Goal of the exercise:
Work out how many lines in the data include the string "bool"; reply with that number alone.

#### Provided data ####

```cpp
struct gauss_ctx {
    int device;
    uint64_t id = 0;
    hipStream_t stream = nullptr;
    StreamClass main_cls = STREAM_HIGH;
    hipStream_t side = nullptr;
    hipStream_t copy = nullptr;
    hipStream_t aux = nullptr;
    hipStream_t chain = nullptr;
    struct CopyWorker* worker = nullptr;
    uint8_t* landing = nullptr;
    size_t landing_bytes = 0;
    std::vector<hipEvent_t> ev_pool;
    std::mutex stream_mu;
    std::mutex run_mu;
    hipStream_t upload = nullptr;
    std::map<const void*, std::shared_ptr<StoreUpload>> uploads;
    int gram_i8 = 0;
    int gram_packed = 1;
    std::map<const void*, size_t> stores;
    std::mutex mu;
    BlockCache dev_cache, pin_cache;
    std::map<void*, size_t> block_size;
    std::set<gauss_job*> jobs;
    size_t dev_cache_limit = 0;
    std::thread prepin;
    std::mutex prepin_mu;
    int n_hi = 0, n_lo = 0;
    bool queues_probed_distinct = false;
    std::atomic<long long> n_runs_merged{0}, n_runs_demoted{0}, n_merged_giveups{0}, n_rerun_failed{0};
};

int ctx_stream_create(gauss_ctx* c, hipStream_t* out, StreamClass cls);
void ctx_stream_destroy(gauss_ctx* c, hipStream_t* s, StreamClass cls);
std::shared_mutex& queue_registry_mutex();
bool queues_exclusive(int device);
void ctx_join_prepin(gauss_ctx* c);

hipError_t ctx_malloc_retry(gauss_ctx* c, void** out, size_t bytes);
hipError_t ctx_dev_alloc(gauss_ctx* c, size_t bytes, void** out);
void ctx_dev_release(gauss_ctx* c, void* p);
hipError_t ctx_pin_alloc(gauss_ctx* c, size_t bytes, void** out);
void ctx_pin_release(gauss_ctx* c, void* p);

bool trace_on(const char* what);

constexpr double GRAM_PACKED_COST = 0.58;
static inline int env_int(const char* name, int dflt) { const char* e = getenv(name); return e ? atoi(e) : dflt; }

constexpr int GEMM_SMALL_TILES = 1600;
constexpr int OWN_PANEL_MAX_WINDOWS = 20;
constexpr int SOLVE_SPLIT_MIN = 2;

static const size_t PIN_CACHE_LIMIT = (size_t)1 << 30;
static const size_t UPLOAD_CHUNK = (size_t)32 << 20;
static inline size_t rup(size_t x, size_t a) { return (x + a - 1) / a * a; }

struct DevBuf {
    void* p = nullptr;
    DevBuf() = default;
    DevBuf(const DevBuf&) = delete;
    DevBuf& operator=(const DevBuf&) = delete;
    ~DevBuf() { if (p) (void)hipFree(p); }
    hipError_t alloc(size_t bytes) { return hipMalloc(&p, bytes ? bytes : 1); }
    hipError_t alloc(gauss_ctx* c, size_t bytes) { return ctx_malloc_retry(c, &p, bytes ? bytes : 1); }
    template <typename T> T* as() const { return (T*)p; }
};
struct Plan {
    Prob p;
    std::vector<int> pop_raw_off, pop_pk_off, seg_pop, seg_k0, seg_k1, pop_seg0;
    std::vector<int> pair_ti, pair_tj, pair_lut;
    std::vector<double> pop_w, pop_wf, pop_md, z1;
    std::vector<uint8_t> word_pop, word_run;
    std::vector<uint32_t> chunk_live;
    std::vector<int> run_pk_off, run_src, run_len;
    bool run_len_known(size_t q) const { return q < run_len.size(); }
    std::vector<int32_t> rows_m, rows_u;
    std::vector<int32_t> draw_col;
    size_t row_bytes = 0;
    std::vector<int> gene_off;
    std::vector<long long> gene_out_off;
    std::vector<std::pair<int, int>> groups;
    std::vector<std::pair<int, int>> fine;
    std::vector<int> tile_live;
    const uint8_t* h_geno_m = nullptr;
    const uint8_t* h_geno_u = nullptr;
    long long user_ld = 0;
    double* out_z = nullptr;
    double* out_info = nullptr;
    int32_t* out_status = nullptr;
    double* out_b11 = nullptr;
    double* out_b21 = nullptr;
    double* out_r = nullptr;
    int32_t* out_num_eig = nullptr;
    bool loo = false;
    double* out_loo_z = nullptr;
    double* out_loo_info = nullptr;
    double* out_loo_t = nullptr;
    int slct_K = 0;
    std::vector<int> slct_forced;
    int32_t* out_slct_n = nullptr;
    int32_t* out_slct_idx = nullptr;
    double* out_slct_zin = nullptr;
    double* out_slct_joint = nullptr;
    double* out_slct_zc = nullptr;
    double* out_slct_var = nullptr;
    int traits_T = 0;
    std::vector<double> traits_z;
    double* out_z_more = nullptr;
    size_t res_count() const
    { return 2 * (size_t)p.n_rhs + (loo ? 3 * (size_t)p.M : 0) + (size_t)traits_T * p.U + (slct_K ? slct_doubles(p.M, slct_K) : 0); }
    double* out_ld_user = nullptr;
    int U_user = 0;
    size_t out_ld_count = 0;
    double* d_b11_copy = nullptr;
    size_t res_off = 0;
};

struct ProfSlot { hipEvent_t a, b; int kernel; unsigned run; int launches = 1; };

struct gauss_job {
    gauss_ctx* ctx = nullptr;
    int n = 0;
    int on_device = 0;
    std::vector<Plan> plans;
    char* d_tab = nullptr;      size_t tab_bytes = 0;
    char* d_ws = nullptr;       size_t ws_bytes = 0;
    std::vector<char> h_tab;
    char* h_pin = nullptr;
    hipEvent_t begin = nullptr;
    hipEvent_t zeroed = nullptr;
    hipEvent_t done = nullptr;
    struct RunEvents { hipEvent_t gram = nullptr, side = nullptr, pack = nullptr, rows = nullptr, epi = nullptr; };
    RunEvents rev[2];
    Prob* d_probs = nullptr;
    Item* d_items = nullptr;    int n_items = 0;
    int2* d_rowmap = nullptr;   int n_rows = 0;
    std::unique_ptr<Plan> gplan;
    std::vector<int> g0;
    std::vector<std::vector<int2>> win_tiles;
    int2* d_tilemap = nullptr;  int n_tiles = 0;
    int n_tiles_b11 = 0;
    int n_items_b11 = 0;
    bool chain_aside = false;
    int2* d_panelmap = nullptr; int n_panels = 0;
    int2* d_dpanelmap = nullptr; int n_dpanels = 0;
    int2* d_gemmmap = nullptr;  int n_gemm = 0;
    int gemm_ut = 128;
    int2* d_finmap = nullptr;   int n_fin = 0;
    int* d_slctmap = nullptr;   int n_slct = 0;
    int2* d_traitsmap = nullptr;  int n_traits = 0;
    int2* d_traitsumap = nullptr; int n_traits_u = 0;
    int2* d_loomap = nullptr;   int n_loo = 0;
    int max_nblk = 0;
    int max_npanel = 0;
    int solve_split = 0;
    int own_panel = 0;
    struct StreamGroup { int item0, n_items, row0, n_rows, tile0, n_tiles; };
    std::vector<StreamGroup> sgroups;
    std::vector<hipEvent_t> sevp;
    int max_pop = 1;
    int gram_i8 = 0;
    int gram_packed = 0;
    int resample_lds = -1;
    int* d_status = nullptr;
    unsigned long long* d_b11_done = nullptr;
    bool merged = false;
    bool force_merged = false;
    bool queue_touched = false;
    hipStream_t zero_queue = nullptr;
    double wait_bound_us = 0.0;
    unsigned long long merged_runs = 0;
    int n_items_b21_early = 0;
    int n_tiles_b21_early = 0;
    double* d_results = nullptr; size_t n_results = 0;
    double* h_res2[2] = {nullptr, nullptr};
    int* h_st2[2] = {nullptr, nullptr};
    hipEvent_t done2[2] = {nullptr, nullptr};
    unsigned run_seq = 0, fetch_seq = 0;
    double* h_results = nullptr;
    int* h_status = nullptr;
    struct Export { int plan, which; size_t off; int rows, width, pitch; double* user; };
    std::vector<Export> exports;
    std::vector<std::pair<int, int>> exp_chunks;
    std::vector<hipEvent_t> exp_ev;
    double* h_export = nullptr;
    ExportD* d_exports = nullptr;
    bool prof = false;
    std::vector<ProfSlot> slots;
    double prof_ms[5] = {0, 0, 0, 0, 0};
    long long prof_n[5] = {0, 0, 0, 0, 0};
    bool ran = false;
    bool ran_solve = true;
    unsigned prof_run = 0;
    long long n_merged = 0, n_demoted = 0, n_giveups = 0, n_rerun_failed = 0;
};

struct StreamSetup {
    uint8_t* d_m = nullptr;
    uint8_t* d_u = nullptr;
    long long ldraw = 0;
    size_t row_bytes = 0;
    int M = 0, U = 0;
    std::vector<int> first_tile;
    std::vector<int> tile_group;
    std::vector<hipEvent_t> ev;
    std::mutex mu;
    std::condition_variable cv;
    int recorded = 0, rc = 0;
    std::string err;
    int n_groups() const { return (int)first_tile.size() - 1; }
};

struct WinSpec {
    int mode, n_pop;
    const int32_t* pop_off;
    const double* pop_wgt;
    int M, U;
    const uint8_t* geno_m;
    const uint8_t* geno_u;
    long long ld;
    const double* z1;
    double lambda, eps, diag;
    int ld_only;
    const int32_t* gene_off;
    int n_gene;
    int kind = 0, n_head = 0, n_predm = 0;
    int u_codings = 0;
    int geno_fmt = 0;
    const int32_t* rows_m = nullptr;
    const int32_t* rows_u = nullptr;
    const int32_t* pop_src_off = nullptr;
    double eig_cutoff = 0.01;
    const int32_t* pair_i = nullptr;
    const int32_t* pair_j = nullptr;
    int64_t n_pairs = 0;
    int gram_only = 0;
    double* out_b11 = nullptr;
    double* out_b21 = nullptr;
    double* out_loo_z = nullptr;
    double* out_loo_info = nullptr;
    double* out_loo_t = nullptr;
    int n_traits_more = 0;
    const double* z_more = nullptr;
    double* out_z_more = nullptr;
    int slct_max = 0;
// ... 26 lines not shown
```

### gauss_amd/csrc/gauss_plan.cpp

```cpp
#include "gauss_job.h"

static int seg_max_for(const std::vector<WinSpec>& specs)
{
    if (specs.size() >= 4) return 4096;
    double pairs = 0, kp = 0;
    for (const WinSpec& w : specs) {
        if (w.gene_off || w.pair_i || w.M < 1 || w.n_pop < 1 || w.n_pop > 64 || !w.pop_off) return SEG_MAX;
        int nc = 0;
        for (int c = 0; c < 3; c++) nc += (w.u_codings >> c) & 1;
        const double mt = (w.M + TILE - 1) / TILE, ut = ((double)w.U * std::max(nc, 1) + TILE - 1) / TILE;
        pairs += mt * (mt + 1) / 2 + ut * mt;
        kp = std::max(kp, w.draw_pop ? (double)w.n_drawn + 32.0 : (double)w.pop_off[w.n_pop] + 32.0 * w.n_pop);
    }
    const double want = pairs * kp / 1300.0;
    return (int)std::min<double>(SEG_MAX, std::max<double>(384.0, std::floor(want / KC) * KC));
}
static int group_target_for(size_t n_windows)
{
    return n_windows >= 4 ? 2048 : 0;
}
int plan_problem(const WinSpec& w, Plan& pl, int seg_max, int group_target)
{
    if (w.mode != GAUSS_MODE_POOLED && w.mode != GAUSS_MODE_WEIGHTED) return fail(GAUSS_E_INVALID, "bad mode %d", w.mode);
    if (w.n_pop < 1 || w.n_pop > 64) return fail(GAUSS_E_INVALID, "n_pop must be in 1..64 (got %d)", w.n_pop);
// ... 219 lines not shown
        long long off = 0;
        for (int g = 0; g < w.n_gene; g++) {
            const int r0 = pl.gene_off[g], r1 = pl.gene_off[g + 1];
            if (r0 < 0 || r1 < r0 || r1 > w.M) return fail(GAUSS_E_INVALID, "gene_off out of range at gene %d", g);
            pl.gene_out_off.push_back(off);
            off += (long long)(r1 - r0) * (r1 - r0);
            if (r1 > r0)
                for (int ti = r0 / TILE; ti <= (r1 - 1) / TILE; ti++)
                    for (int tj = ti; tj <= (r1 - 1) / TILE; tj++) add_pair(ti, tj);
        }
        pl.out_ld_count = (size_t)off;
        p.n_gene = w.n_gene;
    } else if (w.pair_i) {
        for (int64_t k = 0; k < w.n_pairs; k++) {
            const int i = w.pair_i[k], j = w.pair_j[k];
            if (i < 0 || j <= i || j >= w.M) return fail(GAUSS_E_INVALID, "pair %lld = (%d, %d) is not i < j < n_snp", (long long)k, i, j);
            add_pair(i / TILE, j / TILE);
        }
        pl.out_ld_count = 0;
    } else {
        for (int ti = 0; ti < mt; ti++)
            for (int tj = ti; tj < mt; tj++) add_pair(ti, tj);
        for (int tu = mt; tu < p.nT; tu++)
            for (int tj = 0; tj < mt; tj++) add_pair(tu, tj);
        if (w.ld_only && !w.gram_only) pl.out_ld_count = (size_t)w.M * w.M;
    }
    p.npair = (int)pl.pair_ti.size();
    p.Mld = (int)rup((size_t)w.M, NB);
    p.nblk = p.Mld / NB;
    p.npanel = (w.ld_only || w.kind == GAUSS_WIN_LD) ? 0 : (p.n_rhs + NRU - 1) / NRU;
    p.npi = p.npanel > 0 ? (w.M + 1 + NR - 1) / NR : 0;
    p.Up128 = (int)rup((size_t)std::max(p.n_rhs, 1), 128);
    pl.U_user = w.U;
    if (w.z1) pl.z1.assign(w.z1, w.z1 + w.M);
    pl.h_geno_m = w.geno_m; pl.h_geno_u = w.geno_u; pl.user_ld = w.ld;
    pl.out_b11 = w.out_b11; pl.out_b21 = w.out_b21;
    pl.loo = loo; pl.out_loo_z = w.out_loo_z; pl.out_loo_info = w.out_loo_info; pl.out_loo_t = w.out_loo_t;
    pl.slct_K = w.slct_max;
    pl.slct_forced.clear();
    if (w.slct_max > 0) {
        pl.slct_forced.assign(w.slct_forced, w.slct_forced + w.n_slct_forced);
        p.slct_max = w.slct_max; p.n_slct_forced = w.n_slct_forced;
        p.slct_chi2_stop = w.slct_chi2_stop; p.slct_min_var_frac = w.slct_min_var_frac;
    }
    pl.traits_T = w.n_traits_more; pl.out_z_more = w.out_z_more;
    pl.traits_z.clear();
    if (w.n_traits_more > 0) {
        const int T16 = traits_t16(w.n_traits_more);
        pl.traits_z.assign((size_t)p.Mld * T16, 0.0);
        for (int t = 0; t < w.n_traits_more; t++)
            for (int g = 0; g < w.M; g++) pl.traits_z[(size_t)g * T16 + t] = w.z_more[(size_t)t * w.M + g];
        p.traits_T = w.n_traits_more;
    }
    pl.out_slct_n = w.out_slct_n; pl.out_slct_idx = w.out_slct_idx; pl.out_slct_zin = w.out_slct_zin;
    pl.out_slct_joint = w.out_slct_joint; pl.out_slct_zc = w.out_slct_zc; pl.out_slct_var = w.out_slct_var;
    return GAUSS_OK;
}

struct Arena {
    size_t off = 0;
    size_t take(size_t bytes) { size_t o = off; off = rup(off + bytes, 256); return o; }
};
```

####
#### Provided data ####

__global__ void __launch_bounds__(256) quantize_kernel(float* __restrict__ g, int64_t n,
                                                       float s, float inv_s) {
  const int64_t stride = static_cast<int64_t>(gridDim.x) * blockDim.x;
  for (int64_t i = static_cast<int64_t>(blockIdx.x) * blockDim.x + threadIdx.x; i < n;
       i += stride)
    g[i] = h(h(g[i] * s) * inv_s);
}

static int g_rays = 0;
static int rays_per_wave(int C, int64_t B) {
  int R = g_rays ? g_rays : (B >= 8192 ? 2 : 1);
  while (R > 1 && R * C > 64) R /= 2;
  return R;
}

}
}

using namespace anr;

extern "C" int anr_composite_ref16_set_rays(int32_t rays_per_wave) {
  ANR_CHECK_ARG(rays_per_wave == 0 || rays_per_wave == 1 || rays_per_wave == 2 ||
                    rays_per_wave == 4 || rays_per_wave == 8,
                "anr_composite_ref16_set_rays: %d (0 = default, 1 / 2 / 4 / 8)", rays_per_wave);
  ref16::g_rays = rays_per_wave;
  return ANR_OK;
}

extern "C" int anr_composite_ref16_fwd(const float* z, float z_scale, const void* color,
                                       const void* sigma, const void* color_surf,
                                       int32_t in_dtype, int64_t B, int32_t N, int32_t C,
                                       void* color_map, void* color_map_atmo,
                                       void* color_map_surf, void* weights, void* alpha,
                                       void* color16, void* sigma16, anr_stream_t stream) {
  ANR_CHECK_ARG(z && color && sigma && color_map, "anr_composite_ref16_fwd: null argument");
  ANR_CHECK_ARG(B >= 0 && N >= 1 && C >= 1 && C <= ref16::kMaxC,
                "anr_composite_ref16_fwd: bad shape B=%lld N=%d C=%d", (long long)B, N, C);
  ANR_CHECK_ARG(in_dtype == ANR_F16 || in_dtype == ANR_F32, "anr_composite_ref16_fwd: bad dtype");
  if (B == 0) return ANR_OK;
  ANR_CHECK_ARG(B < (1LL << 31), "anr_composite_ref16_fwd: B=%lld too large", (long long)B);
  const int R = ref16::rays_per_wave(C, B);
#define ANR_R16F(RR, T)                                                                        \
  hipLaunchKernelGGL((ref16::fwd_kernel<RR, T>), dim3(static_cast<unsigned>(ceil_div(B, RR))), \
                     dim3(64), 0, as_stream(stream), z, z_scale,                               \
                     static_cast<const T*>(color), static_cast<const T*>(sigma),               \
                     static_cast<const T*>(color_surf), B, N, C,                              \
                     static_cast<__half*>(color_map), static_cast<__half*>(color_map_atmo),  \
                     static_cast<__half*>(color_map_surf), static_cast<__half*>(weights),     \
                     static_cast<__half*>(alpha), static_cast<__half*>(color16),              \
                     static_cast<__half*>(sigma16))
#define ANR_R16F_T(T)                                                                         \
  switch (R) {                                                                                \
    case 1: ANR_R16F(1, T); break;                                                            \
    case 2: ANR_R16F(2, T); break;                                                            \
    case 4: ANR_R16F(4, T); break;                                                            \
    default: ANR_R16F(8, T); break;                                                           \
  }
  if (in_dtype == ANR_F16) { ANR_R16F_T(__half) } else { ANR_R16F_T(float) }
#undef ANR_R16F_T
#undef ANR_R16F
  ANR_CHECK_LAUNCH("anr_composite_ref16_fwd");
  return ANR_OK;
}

####

Written answer:
12